[Stored data entries]
+template <class Entry>
+static __device__ __forceinline__ void ap_assemble_tile(const Entry &entry, int64_t n, double *__restrict__ G, int64_t ldg) {
+    __shared__ double tile[AT][AT + 1];
+    int ti = (int)((sqrt(8.0 * (double)blockIdx.x + 1.0) - 1.0) * 0.5);
+    while ((int64_t)ti * (ti + 1) / 2 > (int64_t)blockIdx.x) --ti;
+    while ((int64_t)(ti + 1) * (ti + 2) / 2 <= (int64_t)blockIdx.x) ++ti;
+    const int tj = (int)((int64_t)blockIdx.x - (int64_t)ti * (ti + 1) / 2);
+    const int c = threadIdx.x & (AT - 1), r0 = threadIdx.x >> 6;
+    const int64_t a0 = (int64_t)ti * AT, b0 = (int64_t)tj * AT;
+    const bool diag = ti == tj;
+#pragma unroll 4
+    for (int r = r0; r < AT; r += 4) {
+        const int64_t ga = a0 + r, gb = b0 + c;
+        if (ga < n && gb < n && gb <= ga) {
+            const double v = entry(ga, gb);
+            tile[r][c] = v;
+            if (diag) tile[c][r] = v;
+            else G[ga * ldg + gb] = v;
+        }
+    }
+    __syncthreads();
+    if (diag) {
+#pragma unroll 4
+        for (int r = r0; r < AT; r += 4)
+            if (a0 + r < n && a0 + c < n) G[(a0 + r) * ldg + a0 + c] = tile[r][c];
+    } else {
+#pragma unroll 4
+        for (int r = r0; r < AT; r += 4)
+            if (b0 + r < n && a0 + c < n) G[(b0 + r) * ldg + a0 + c] = tile[c][r];
+    }
+}
+static unsigned ap_assemble_tiles(int64_t n) { const int64_t T = ceil_div(n, AT); return (unsigned)(T * (T + 1) / 2); }
+
 __global__ void __launch_bounds__(256)
 ap_assemble_fourier_kernel(const double *__restrict__ tab_all, const double *__restrict__ eps, int Nf, int s0, double delta, int zf, double scale,
                            int64_t n, double *__restrict__ G_all, int64_t ldg, int64_t tab_stride, int64_t g_stride) {
-    const int64_t ga = blockIdx.y;
-    const int64_t gb = (int64_t)blockIdx.x * 256 + threadIdx.x;
-    if (gb > ga || ga >= n) return;
-    const double *tab = tab_all + (int64_t)blockIdx.z * tab_stride;
-    double *G = G_all + (int64_t)blockIdx.z * g_stride;
-    const int ca = ga >= Nf, cb = gb >= Nf;
-    const int ka = ca ? (int)ga - Nf + zf : (int)ga, kb = cb ? (int)gb - Nf + zf : (int)gb;
-    const int hi = ka >= kb ? ka : kb, lo = ka >= kb ? kb : ka;
-    const double dm = eps[hi] - eps[lo], dp = (eps[ka] + eps[kb]) + delta;
-    const double *tm = tab + (int64_t)(hi - lo) * 4;
-    const double *tp = tab + (int64_t)(s0 + ka + kb) * 4;
-    const double cm = fma(-dm, tm[3], tm[0]);
-    double sm = fma(dm, tm[2], tm[1]);
-    if (ka < kb) sm = -sm;
-    const double cp = fma(-dp, tp[3], tp[0]), sp = fma(dp, tp[2], tp[1]);
-    double v;
-    if (!ca && !cb) v = 0.5 * (cm + cp);
-    else if (ca && cb) v = 0.5 * (cm - cp);
-    else if (!ca && cb) v = -0.5 * (sp - sm);
-    else v = -0.5 * (sp + sm);
-    v *= scale;
-    G[ga * ldg + gb] = v;
-    G[gb * ldg + ga] = v;
+    const double *tab = tab_all + (int64_t)blockIdx.y * tab_stride;
+    ap_assemble_tile([&](int64_t ga, int64_t gb) {
+        const int ca = ga >= Nf, cb = gb >= Nf;
+        const int ka = ca ? (int)ga - Nf + zf : (int)ga, kb = cb ? (int)gb - Nf + zf : (int)gb;
+        const int hi = ka >= kb ? ka : kb, lo = ka >= kb ? kb : ka;
+        const double dm = eps[hi] - eps[lo], dp = (eps[ka] + eps[kb]) + delta;
+        const double *tm = tab + (int64_t)(hi - lo) * 4;
+        const double *tp = tab + (int64_t)(s0 + ka + kb) * 4;
+        const double cm = fma(-dm, tm[3], tm[0]);
+        double sm = fma(dm, tm[2], tm[1]);
+        if (ka < kb) sm = -sm;
+        const double cp = fma(-dp, tp[3], tp[0]), sp = fma(dp, tp[2], tp[1]);
+        double v;
+        if (!ca && !cb) v = 0.5 * (cm + cp);
+        else if (ca && cb) v = 0.5 * (cm - cp);
+        else if (!ca && cb) v = -0.5 * (sp - sm);
+        else v = -0.5 * (sp + sm);
+        return v * scale;
+    }, n, G_all + (int64_t)blockIdx.y * g_stride, ldg);
 }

__Task requirements__.
Give back, unchanged, the line that holds "v *= scale;" along with all lines after it through the last line above.

__Solved problem__.
-    v *= scale;
-    G[ga * ldg + gb] = v;
-    G[gb * ldg + ga] = v;
+    const double *tab = tab_all + (int64_t)blockIdx.y * tab_stride;
+    ap_assemble_tile([&](int64_t ga, int64_t gb) {
+        const int ca = ga >= Nf, cb = gb >= Nf;
+        const int ka = ca ? (int)ga - Nf + zf : (int)ga, kb = cb ? (int)gb - Nf + zf : (int)gb;
+        const int hi = ka >= kb ? ka : kb, lo = ka >= kb ? kb : ka;
+        const double dm = eps[hi] - eps[lo], dp = (eps[ka] + eps[kb]) + delta;
+        const double *tm = tab + (int64_t)(hi - lo) * 4;
+        const double *tp = tab + (int64_t)(s0 + ka + kb) * 4;
+        const double cm = fma(-dm, tm[3], tm[0]);
+        double sm = fma(dm, tm[2], tm[1]);
+        if (ka < kb) sm = -sm;
+        const double cp = fma(-dp, tp[3], tp[0]), sp = fma(dp, tp[2], tp[1]);
+        double v;
+        if (!ca && !cb) v = 0.5 * (cm + cp);
+        else if (ca && cb) v = 0.5 * (cm - cp);
+        else if (!ca && cb) v = -0.5 * (sp - sm);
+        else v = -0.5 * (sp + sm);
+        return v * scale;
+    }, n, G_all + (int64_t)blockIdx.y * g_stride, ldg);
 }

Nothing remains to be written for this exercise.